Start of Stored data

# sdwyc/ROLO

Measured on AMD Instinct MI355X. Metric: scans/sec (128k-pt frame, 20 GN iters), higher is better.
Workload: dtype f64

## Files before the change

### rolo_amd/csrc/knn_cov.hip

```cpp
#include <cstdio>
#include <cstring>
#include <string.h>
#include "rolo_internal.hpp"
#include "switches.hpp"
#include "dev_math.hpp"
#include "voxel_dev.hpp"
#ifdef ROLO_KNN_ROCPRIM_SORT
#include <rocprim/rocprim.hpp>
#endif
#include <cfloat>
#include <climits>

namespace rolo {

namespace {


constexpr int BBOX_BLOCKS = 128;
constexpr int BBOX_PART = 16;

__global__ __launch_bounds__(256) void bbox_kernel(KnnPair A, int* bbox) {
  __shared__ float smn[4][3], smx[4][3];
  const int which = blockIdx.x / BBOX_BLOCKS, blk = blockIdx.x - which * BBOX_BLOCKS;
  const float4* __restrict__ p = A.c[which].xyz;
  const int n = A.c[which].n;
  float mn[3] = {FLT_MAX, FLT_MAX, FLT_MAX}, mx[3] = {-FLT_MAX, -FLT_MAX, -FLT_MAX};
  for (int i = blk * blockDim.x + threadIdx.x; i < n; i += BBOX_BLOCKS * blockDim.x) {
    float4 q = p[i];
    mn[0] = fminf(mn[0], q.x); mn[1] = fminf(mn[1], q.y); mn[2] = fminf(mn[2], q.z);
    mx[0] = fmaxf(mx[0], q.x); mx[1] = fmaxf(mx[1], q.y); mx[2] = fmaxf(mx[2], q.z);
  }
#pragma unroll
  for (int d = 0; d < 3; d++) {
#pragma unroll
    for (int off = 32; off > 0; off >>= 1) {
      mn[d] = fminf(mn[d], __shfl_xor(mn[d], off, 64));
      mx[d] = fmaxf(mx[d], __shfl_xor(mx[d], off, 64));
    }
  }
  const int wv = threadIdx.x >> 6;
  if ((threadIdx.x & 63) == 0) {
#pragma unroll
    for (int d = 0; d < 3; d++) { smn[wv][d] = mn[d]; smx[wv][d] = mx[d]; }
  }
  __syncthreads();
  if (threadIdx.x < 3) {
    const int d = threadIdx.x;
    const float a = fminf(fminf(smn[0][d], smn[1][d]), fminf(smn[2][d], smn[3][d]));
    const float b = fmaxf(fmaxf(smx[0][d], smx[1][d]), fmaxf(smx[2][d], smx[3][d]));
    int* part = bbox + BBOX_PART + (which * BBOX_BLOCKS + blk) * 6;
    part[d] = f2ord(a);
    part[3 + d] = f2ord(b);
  }
}

ROLO_DEV uint32_t expand10(uint32_t v) {
  v &= 0x3ffu;
  v = (v | (v << 16)) & 0x030000ffu;
  v = (v | (v << 8)) & 0x0300f00fu;
  v = (v | (v << 4)) & 0x030c30c3u;
  v = (v | (v << 2)) & 0x09249249u;
  return v;
}

ROLO_DEV uint32_t hilbert30(uint32_t x, uint32_t y, uint32_t z) {
  uint32_t X[3] = {x, y, z};
  for (uint32_t Q = 512; Q > 1; Q >>= 1) {
    const uint32_t P = Q - 1;
#pragma unroll
    for (int i = 0; i < 3; i++) {
      if (X[i] & Q) X[0] ^= P;
      else { const uint32_t t = (X[0] ^ X[i]) & P; X[0] ^= t; X[i] ^= t; }
    }
  }
  X[1] ^= X[0]; X[2] ^= X[1];
  uint32_t t = 0;
  for (uint32_t Q = 512; Q > 1; Q >>= 1) if (X[2] & Q) t ^= Q - 1;
  X[0] ^= t; X[1] ^= t; X[2] ^= t;
  return (expand10(X[0]) << 2) | (expand10(X[1]) << 1) | expand10(X[2]);
}

#ifndef ROLO_SORT_NB
#define ROLO_SORT_NB 128
#endif
#ifndef ROLO_SORT_T
#define ROLO_SORT_T 1024
#endif
#ifndef ROLO_SORT_EPT
#define ROLO_SORT_EPT 2
#endif
#ifndef ROLO_SORT_BITS
#define ROLO_SORT_BITS 9
#endif
#ifndef ROLO_SORT_PASSES
#define ROLO_SORT_PASSES 3
#endif
constexpr int SORT_BITS = ROLO_SORT_BITS, SORT_PASSES = ROLO_SORT_PASSES, SORT_D = 1 << SORT_BITS, KEY_BITS = SORT_BITS * SORT_PASSES;
static_assert(KEY_BITS >= 25 && KEY_BITS <= 31, "curve index + cloud bit");
constexpr int SORT_NB = ROLO_SORT_NB, SORT_T = ROLO_SORT_T;
static_assert(SORT_T % SORT_D == 0 || SORT_D % SORT_T == 0, "threads share the count prologue by digit");
static_assert(SORT_T >= 12 * 64, "the key kernel folds the 12 box components with one wavefront each");
ROLO_DEV int sort_tile(int n_total) { return ((n_total + SORT_NB - 1) / SORT_NB + SORT_T - 1) / SORT_T * SORT_T; }

constexpr int SORT_EPT = ROLO_SORT_EPT;
__global__ __launch_bounds__(SORT_T) void sort_scatter_kernel(const uint32_t* __restrict__ kin, const uint32_t* __restrict__ vin, uint32_t* __restrict__ kout,
                                                             uint32_t* __restrict__ vout, int n, int tile, int pass, int* __restrict__ cnt ,
                                                             VoxelFuse vf) {
  ROLO_ALL_KERNEL_PRIO();
  if ((int)blockIdx.x >= SORT_NB) {
    const int nt = vf.n_tgt, quarter = (nt + SORT_PASSES - 1) / SORT_PASSES;
    const int i = pass * quarter + ((int)blockIdx.x - SORT_NB) * SORT_T + (int)threadIdx.x;
    voxel_insert_point(vf.tab, vf.tgt_xyz, i < (pass + 1) * quarter ? nt : 0, i, vf.tgt_keys, vf.tgt_slot, vf.counters);
    return;
  }
  __shared__ int wcnt[SORT_T / 64][SORT_D];
  __shared__ int base[SORT_D], run[SORT_D], wsum[SORT_D / 64];
  const int tid = threadIdx.x, lane = tid & 63, wv = tid >> 6, blk = blockIdx.x;
  const int* __restrict__ c = cnt + (size_t)pass * SORT_NB * SORT_D;
  for (int k = tid; k < (SORT_T / 64) * SORT_D; k += SORT_T) (&wcnt[0][0])[k] = 0;
  constexpr int Q = SORT_T / SORT_D;
  static_assert(Q >= 1, "at least one thread per digit");
  __shared__ int part[2][Q][SORT_D];
  {
    const int d = tid & (SORT_D - 1), q = tid / SORT_D;
    int tot = 0, bef = 0;
#pragma unroll 16
    for (int b = q; b < SORT_NB; b += Q) { const int v = c[b * SORT_D + d]; tot += v; bef += b < blk ? v : 0; }
    part[0][q][d] = tot; part[1][q][d] = bef;
  }
  __syncthreads();
  int t = 0;
  if (tid < SORT_D) {
    int before = 0;
#pragma unroll
    for (int q = 0; q < Q; q++) { t += part[0][q][tid]; before += part[1][q][tid]; }
    run[tid] = before;
    int incl = t;
#pragma unroll
    for (int off = 1; off < 64; off <<= 1) { const int o = __shfl_up(incl, off, 64); if (lane >= off) incl += o; }
    if (lane == 63) wsum[wv] = incl;
    t = incl - t;
  }
  __syncthreads();
  if (tid < SORT_D) { int add = 0; for (int w = 0; w < wv; w++) add += wsum[w]; base[tid] = t + add; }
  __syncthreads();
  const int shift = SORT_BITS * pass;
  for (int r0 = 0; r0 < tile; r0 += SORT_T * SORT_EPT) {
    uint32_t key[SORT_EPT]; int off[SORT_EPT], e[SORT_EPT];
#pragma unroll
    for (int j = 0; j < SORT_EPT; j++) {
      e[j] = blk * tile + r0 + (wv * SORT_EPT + j) * 64 + lane;
      const bool valid = e[j] < n && (r0 + (wv * SORT_EPT + j) * 64 + lane) < tile;
      key[j] = valid ? kin[e[j]] : 0u;
      if (!valid) e[j] = -1;
    }
#pragma unroll
    for (int j = 0; j < SORT_EPT; j++) {
      const bool valid = e[j] >= 0;
      const int d = (int)((key[j] >> shift) & (uint32_t)(SORT_D - 1));
      unsigned long long m = __ballot(valid);
#pragma unroll
      for (int bit = 0; bit < SORT_BITS; bit++) {
        const bool one = (d >> bit) & 1;
        const unsigned long long bl = __ballot(one);
        m &= one ? bl : ~bl;
      }
      const int rank = __popcll(m & ((1ull << lane) - 1ull));
      int old = 0;
      if (valid && rank == 0) { old = wcnt[wv][d]; wcnt[wv][d] = old + __popcll(m); }
      const int leader = valid ? __ffsll((long long)m) - 1 : lane;
      old = __shfl(old, leader, 64);
      off[j] = old + rank;
    }
    __syncthreads();
    if (tid < SORT_D) {
      int acc = run[tid];
#pragma unroll
      for (int w = 0; w < SORT_T / 64; w++) { const int v = wcnt[w][tid]; wcnt[w][tid] = acc; acc += v; }
      run[tid] = acc;
    }
    __syncthreads();
#pragma unroll
    for (int j = 0; j < SORT_EPT; j++) {
      if (e[j] >= 0) {
        const int d = (int)((key[j] >> shift) & (uint32_t)(SORT_D - 1));
        const int dest = base[d] + wcnt[wv][d] + off[j];
        kout[dest] = key[j]; vout[dest] = vin[e[j]];
      }
    }
    if (r0 + SORT_T * SORT_EPT < tile) {
      __syncthreads();
      for (int k = tid; k < (SORT_T / 64) * SORT_D; k += SORT_T) (&wcnt[0][0])[k] = 0;
      __syncthreads();
    }
  }
}

constexpr int VF_CLEAR_BLOCKS = 64;
__global__ __launch_bounds__(SORT_T) void morton_kernel(KnnPair A, int* __restrict__ bbox, uint32_t* __restrict__ keys, uint32_t* __restrict__ vals, int n_total, int tile,
                                                       int* __restrict__ cnt, VoxelFuse vf) {
  ROLO_ALL_KERNEL_PRIO();
  if ((int)blockIdx.x >= SORT_NB) {
    const size_t n_words = 2 * ((size_t)vf.tab.mask + 1);
    for (size_t k = (size_t)((int)blockIdx.x - SORT_NB) * SORT_T + threadIdx.x; k < n_words; k += (size_t)VF_CLEAR_BLOCKS * SORT_T) vf.tab.keys[k] = KEY_EMPTY;
    if (blockIdx.x == SORT_NB && threadIdx.x < 3) vf.counters[threadIdx.x] = 0;
    return;
  }
  __shared__ int hist[SORT_D];
  __shared__ float par[2][4];
  const int tid = threadIdx.x, blk = blockIdx.x;
  if (tid < SORT_D) hist[tid] = 0;
  __shared__ int fin[12];
  {
    const int w = tid >> 6, lane = tid & 63;
    if (w < 6 * A.n_clouds) {
      const bool is_min = (w % 6) < 3;
      int v = is_min ? INT_MAX : INT_MIN;
      const int* __restrict__ bp = A.c[w / 6].bpart; const int nbp = A.c[w / 6].n_bpart;
      for (int b = lane; b < nbp; b += 64) { const int o = bp[b * 6 + (w % 6)]; v = is_min ? min(v, o) : max(v, o); }
#pragma unroll
      for (int off = 32; off > 0; off >>= 1) { const int o = __shfl_xor(v, off, 64); v = is_min ? min(v, o) : max(v, o); }
      if (lane == 0) { fin[w] = v; if (blk == 0) bbox[w] = v; }
    }
  }
  __syncthreads();
  if (vf.enabled && blk == 0 && tid == 0) {
    float m = 0.f;
    for (int k = 0; k < 6; k++) { const int o = fin[6 * vf.which + k]; m = fmaxf(m, fabsf(__int_as_float(o >= 0 ? o : o ^ 0x7fffffff))); }
    vf.counters[3] = __float_as_int(m);
  }
  if (tid < A.n_clouds) {
    const int* bb = fin + 6 * tid;
    const float mnx = ord2f(bb[0]), mny = ord2f(bb[1]), mnz = ord2f(bb[2]);
    const float ext = fmaxf(fmaxf(ord2f(bb[3]) - mnx, ord2f(bb[4]) - mny), ord2f(bb[5]) - mnz);
    par[tid][0] = mnx; par[tid][1] = mny; par[tid][2] = mnz; par[tid][3] = ext > 0.f ? 1024.0f / ext : 0.f;
  }
  __syncthreads();
  const int n0 = A.c[0].n;
  for (int r = tid; r < tile; r += SORT_T) {
    const int e = blk * tile + r;
    if (e >= n_total) break;
    const int which = e >= n0 ? 1 : 0;
    const int i = e - (which ? n0 : 0);
    const float4 q = A.c[which].xyz[i];
    const float mnx = par[which][0], mny = par[which][1], mnz = par[which][2], sc = par[which][3];
    const int ix = min(1023, max(0, (int)((q.x - mnx) * sc)));
    const int iy = min(1023, max(0, (int)((q.y - mny) * sc)));
    const int iz = min(1023, max(0, (int)((q.z - mnz) * sc)));
#ifndef ROLO_KNN_MORTON
    const uint32_t key = (hilbert30((uint32_t)ix, (uint32_t)iy, (uint32_t)iz) >> (31 - KEY_BITS)) | ((uint32_t)which << (KEY_BITS - 1));
#else
    const uint32_t key = ((expand10(ix) | (expand10(iy) << 1) | (expand10(iz) << 2)) >> (31 - KEY_BITS)) | ((uint32_t)which << (KEY_BITS - 1));
#endif
    keys[e] = key;
    vals[e] = (uint32_t)i;
    atomicAdd(&hist[key & (uint32_t)(SORT_D - 1)], 1);
  }
  __syncthreads();
  if (cnt && tid < SORT_D) cnt[blk * SORT_D + tid] = hist[tid];
}

__global__ __launch_bounds__(SORT_T) void sort_hist_kernel(const uint32_t* __restrict__ keys, int n, int tile, int pass, int* __restrict__ cnt) {
  ROLO_ALL_KERNEL_PRIO();
  __shared__ int hist[SORT_D];
  const int tid = threadIdx.x, blk = blockIdx.x;
  if (tid < SORT_D) hist[tid] = 0;
  __syncthreads();
  const int shift = SORT_BITS * pass;
  for (int r = tid; r < tile; r += SORT_T) {
    const int e = blk * tile + r;
    if (e >= n) break;
    atomicAdd(&hist[(keys[e] >> shift) & (uint32_t)(SORT_D - 1)], 1);
  }
  __syncthreads();
  if (tid < SORT_D) cnt[(size_t)pass * SORT_NB * SORT_D + blk * SORT_D + tid] = hist[tid];
}

__global__ __launch_bounds__(256) void leaf_kernel(KnnPair A, int split, const uint32_t* __restrict__ order) {
  ROLO_ALL_KERNEL_PRIO();
  const int which = (int)blockIdx.x >= split ? 1 : 0;
  const float4* __restrict__ p = A.c[which].xyz;
  const int n = A.c[which].n, n_leaves = A.c[which].n_leaves, P = A.c[which].P;
  float4* sorted = A.c[which].sorted; float4* boxes = A.c[which].boxes;
  order += which ? A.c[0].n : 0;
  const int s = ((int)blockIdx.x - (which ? split : 0)) * blockDim.x + threadIdx.x;
  const int g = s / KNN_LEAF;
  float4 o = make_float4(INFINITY, INFINITY, INFINITY, __int_as_float(INT_MAX));
  if (g < P && s < n) {
    const uint32_t idx = order[s];
    const float4 q = p[idx];
    o = make_float4(q.x, q.y, q.z, __int_as_float((int)idx));
  }
  if (g >= P) return;
  const bool real = __float_as_int(o.w) != INT_MAX;
  float lox = real ? o.x : INFINITY, loy = real ? o.y : INFINITY, loz = real ? o.z : INFINITY;
  float hix = real ? o.x : -INFINITY, hiy = real ? o.y : -INFINITY, hiz = real ? o.z : -INFINITY;
  if (g < n_leaves) sorted[s] = o;
#pragma unroll
  for (int m = 1; m < KNN_LEAF; m <<= 1) {
    lox = fminf(lox, __shfl_xor(lox, m)); loy = fminf(loy, __shfl_xor(loy, m)); loz = fminf(loz, __shfl_xor(loz, m));
    hix = fmaxf(hix, __shfl_xor(hix, m)); hiy = fmaxf(hiy, __shfl_xor(hiy, m)); hiz = fmaxf(hiz, __shfl_xor(hiz, m));
  }
  if ((s & (KNN_LEAF - 1)) == 0) {
    boxes[2 * (size_t)(P + g)] = make_float4(lox, loy, loz, 0.f);
    boxes[2 * (size_t)(P + g) + 1] = make_float4(hix, hiy, hiz, 0.f);
  }
  constexpr int LPB = 256 / KNN_LEAF;
  if (P >= LPB) {
    __shared__ float4 nlo[LPB], nhi[LPB];
    const int lt = threadIdx.x / KNN_LEAF;
    if ((s & (KNN_LEAF - 1)) == 0) { nlo[lt] = make_float4(lox, loy, loz, 0.f); nhi[lt] = make_float4(hix, hiy, hiz, 0.f); }
    __syncthreads();
    const size_t g0 = (size_t)P + (size_t)(g - lt);
    int m = LPB; size_t first = g0;
    while (m > 1) {
      const int half = m >> 1;
      first >>= 1;
      float4 a, b;
      const int u = threadIdx.x;
      if (u < half) {
        const float4 l0 = nlo[2 * u], l1 = nlo[2 * u + 1], h0 = nhi[2 * u], h1 = nhi[2 * u + 1];
        a = make_float4(fminf(l0.x, l1.x), fminf(l0.y, l1.y), fminf(l0.z, l1.z), 0.f);
        b = make_float4(fmaxf(h0.x, h1.x), fmaxf(h0.y, h1.y), fmaxf(h0.z, h1.z), 0.f);
      }
      __syncthreads();
      if (u < half) { nlo[u] = a; nhi[u] = b; boxes[2 * (first + u)] = a; boxes[2 * (first + u) + 1] = b; }
      __syncthreads();
      m = half;
    }
  }
}
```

End of Stored data

▶ _Task prompt_: Show each line of the material holding "dest".

▶ _Answer box_:
        const int dest = base[d] + wcnt[wv][d] + off[j];
        kout[dest] = key[j]; vout[dest] = vin[e[j]];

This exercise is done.